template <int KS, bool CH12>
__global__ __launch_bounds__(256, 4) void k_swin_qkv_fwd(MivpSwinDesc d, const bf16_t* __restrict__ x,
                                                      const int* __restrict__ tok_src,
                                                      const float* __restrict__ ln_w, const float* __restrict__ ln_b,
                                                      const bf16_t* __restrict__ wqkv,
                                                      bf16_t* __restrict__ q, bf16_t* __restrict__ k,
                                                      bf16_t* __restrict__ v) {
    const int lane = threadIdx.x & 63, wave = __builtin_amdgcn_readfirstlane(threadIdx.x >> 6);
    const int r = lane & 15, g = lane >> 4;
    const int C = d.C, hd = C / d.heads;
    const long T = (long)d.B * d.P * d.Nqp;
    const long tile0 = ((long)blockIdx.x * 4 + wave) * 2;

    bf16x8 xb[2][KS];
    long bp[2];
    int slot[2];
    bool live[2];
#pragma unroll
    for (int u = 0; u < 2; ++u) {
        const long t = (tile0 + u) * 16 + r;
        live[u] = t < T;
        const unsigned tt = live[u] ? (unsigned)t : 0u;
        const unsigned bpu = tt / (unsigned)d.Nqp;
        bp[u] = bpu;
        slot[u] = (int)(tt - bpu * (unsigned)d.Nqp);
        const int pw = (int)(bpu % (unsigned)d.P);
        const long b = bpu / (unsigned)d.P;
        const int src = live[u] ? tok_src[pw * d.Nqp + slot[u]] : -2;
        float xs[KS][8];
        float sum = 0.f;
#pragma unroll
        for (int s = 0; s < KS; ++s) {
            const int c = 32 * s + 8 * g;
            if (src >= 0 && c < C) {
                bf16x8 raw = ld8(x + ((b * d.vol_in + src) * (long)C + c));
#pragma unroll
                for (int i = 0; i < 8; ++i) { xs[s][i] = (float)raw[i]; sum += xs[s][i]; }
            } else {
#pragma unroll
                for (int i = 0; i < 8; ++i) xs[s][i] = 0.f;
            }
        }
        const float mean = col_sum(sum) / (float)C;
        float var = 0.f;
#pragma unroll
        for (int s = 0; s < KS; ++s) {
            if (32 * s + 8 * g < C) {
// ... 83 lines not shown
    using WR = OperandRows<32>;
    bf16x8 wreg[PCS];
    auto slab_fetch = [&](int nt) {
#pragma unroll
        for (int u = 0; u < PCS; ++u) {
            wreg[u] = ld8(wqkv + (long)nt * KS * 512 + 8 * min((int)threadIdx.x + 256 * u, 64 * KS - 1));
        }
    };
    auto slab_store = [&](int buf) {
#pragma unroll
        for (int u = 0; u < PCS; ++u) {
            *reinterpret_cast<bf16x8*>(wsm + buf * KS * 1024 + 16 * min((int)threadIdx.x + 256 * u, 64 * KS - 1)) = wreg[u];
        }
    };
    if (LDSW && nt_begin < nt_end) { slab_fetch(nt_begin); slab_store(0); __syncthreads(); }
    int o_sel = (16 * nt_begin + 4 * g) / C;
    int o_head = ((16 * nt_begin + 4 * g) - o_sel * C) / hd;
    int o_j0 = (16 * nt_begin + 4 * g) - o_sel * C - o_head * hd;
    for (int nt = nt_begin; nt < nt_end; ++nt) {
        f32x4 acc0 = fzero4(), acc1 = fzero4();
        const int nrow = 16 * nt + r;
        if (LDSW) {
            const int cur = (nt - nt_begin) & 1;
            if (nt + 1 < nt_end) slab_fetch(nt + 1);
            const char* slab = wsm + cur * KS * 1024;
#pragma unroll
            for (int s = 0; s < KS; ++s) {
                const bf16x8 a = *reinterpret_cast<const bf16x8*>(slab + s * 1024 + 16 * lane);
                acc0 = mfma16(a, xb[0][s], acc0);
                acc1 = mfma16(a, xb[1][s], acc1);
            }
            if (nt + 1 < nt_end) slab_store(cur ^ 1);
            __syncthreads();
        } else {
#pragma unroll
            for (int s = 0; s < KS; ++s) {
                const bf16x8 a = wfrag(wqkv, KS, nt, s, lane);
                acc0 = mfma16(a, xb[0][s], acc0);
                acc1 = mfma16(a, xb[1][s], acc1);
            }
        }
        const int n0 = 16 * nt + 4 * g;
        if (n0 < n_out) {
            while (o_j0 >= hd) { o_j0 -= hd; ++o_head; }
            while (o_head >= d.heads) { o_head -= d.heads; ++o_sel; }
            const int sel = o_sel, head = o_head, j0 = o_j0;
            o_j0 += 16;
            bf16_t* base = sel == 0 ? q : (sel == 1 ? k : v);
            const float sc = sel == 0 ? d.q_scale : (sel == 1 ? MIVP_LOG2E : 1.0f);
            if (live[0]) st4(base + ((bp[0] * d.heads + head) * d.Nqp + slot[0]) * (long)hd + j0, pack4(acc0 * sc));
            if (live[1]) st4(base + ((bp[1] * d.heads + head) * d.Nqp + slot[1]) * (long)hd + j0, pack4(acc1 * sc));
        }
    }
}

━━━

- EXERCISE DESCRIPTION -
Each line of the data that holds the word "live" should be copied.

- SOLVED PROBLEM -
    bool live[2];
        live[u] = t < T;
        const unsigned tt = live[u] ? (unsigned)t : 0u;
        const int src = live[u] ? tok_src[pw * d.Nqp + slot[u]] : -2;
            if (live[0]) st4(base + ((bp[0] * d.heads + head) * d.Nqp + slot[0]) * (long)hd + j0, pack4(acc0 * sc));
            if (live[1]) st4(base + ((bp[1] * d.heads + head) * d.Nqp + slot[1]) * (long)hd + j0, pack4(acc1 * sc));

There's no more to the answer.